Task description
Your answer should consist of the lines in the data below that contain "mask".

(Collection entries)
::::::

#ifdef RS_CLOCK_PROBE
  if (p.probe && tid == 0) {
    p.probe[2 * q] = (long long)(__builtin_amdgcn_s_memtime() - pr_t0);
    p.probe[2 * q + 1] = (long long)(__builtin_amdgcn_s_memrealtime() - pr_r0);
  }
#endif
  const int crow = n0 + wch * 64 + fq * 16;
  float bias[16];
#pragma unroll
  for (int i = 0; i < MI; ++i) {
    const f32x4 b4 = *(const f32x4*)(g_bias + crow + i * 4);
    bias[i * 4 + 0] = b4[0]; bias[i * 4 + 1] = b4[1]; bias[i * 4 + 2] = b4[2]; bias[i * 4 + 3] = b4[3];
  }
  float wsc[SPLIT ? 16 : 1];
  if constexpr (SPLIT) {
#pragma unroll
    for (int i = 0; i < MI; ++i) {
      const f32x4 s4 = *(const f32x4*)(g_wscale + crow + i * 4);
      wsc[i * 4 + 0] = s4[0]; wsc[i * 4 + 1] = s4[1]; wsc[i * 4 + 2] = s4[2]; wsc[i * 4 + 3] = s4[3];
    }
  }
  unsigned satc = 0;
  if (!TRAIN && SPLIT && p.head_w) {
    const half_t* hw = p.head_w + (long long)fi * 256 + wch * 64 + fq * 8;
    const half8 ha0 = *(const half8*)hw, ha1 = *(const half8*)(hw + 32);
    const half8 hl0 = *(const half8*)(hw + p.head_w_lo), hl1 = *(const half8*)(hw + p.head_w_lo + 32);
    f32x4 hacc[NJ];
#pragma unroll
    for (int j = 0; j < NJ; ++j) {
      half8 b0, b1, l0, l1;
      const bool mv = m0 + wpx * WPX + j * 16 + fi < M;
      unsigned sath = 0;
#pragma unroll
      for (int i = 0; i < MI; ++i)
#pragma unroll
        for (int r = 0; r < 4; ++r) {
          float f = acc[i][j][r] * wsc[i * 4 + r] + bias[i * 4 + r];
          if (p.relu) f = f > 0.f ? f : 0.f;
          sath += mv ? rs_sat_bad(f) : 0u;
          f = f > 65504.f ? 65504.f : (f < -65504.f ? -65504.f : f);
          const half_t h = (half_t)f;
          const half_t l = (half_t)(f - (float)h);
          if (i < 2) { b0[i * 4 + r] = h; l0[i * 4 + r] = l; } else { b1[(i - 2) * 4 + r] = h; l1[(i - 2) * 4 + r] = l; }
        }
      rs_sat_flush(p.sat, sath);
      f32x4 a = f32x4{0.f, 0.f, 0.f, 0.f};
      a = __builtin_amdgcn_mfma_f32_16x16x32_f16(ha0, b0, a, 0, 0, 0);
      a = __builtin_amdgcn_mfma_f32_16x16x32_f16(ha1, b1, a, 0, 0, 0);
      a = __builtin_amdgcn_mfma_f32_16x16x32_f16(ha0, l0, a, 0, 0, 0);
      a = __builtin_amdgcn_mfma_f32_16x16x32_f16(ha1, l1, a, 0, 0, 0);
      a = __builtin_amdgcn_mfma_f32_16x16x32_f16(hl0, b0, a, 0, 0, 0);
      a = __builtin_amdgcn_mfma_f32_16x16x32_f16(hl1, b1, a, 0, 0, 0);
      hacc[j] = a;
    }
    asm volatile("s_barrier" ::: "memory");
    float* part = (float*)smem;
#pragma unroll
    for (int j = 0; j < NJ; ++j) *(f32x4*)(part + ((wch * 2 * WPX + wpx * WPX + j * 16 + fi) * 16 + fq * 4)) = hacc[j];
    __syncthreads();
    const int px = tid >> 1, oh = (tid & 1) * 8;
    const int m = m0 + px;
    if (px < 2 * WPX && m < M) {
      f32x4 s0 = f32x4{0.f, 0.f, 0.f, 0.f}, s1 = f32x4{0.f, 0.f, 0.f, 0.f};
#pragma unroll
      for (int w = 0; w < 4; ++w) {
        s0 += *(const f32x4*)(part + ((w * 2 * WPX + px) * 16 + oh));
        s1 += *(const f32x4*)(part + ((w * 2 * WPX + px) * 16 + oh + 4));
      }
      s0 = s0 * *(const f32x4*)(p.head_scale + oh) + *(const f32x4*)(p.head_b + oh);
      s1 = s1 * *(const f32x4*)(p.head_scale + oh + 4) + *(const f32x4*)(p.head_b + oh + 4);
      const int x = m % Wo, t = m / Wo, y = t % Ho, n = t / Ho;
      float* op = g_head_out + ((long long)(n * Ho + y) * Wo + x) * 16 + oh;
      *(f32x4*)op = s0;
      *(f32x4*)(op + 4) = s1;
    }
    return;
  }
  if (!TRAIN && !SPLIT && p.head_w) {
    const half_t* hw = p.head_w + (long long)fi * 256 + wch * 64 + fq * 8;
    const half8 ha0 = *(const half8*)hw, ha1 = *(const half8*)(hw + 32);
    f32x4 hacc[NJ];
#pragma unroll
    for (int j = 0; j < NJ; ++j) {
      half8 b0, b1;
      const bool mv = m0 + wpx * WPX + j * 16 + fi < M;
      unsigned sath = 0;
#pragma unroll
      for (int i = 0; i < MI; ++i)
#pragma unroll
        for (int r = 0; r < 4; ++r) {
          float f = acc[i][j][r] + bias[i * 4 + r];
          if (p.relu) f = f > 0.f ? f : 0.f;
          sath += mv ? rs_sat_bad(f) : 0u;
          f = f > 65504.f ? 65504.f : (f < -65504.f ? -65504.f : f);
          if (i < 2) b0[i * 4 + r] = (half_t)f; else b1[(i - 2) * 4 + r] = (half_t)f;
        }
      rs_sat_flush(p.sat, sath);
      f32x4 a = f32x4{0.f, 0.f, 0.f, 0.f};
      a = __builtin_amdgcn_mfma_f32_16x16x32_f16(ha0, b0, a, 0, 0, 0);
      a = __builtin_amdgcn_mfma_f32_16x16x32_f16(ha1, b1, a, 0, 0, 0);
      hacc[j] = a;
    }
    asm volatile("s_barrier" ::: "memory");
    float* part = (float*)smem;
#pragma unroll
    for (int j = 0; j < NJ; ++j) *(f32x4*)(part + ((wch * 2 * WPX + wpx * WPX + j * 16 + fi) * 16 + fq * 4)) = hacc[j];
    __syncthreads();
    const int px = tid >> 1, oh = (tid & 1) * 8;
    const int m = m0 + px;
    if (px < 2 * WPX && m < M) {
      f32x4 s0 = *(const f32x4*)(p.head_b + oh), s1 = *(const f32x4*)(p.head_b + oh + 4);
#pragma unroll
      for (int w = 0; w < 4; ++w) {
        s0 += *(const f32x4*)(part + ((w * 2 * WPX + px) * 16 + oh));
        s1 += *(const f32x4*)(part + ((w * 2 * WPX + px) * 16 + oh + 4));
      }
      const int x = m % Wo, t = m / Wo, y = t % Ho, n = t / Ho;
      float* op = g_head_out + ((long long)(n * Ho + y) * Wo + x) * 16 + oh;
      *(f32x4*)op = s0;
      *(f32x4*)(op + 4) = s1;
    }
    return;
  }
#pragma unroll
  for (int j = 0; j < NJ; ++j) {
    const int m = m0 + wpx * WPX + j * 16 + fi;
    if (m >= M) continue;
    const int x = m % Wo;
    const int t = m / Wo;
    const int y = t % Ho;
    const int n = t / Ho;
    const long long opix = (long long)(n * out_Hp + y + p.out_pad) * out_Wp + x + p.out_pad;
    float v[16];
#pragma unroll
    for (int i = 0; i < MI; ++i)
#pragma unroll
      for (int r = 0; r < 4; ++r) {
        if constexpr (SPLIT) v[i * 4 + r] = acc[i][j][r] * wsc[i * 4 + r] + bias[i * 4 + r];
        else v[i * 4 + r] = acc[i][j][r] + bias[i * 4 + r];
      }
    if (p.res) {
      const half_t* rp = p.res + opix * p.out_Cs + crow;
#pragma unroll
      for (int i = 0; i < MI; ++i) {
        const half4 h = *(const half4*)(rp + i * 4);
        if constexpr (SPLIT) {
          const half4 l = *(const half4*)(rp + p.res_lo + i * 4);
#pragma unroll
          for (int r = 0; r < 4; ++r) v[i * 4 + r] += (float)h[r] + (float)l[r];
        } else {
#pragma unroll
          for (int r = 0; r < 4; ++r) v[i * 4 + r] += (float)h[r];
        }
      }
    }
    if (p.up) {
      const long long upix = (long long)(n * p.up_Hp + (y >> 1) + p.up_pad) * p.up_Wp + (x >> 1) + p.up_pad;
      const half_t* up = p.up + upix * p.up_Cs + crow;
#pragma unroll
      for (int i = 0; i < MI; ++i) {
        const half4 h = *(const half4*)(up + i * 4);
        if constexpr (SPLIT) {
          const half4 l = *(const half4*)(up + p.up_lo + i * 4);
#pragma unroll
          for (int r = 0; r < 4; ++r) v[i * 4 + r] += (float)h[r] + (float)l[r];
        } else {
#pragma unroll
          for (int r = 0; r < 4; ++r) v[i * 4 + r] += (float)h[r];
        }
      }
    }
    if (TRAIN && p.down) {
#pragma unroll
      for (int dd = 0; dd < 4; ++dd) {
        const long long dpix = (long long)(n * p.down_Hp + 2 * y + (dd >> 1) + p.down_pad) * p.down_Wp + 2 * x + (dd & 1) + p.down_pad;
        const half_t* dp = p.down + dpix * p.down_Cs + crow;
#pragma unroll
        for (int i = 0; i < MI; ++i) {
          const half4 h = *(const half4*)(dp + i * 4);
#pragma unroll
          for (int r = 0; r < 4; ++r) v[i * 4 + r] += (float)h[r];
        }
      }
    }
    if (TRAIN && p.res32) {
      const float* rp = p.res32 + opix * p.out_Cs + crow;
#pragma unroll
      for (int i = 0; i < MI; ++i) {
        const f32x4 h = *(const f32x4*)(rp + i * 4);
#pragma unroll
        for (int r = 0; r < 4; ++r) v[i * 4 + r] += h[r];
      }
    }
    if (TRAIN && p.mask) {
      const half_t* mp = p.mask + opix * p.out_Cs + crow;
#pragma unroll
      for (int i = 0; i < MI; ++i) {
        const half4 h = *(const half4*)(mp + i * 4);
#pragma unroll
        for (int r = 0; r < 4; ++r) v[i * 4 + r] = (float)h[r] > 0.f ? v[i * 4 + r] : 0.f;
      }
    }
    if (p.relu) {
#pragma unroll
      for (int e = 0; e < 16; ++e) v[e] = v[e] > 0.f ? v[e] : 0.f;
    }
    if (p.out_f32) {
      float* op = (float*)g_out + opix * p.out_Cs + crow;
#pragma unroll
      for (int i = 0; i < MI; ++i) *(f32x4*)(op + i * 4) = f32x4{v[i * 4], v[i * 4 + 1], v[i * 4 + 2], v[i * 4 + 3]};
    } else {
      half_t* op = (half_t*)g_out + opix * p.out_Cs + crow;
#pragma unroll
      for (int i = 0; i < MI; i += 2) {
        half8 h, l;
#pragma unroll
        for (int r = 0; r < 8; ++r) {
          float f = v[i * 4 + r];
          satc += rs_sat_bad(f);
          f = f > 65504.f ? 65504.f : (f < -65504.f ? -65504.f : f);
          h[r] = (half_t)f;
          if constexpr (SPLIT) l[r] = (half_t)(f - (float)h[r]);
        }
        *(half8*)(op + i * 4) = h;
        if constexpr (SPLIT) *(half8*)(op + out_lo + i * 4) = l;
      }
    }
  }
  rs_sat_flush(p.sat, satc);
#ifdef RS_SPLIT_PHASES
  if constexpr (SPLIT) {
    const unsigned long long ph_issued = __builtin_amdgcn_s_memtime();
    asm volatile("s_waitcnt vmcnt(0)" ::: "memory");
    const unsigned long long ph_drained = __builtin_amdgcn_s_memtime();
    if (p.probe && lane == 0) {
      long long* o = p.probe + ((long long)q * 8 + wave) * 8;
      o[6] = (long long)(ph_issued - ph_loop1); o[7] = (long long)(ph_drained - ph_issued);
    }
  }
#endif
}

::::::

Task solution
    if (TRAIN && p.mask) {
      const half_t* mp = p.mask + opix * p.out_Cs + crow;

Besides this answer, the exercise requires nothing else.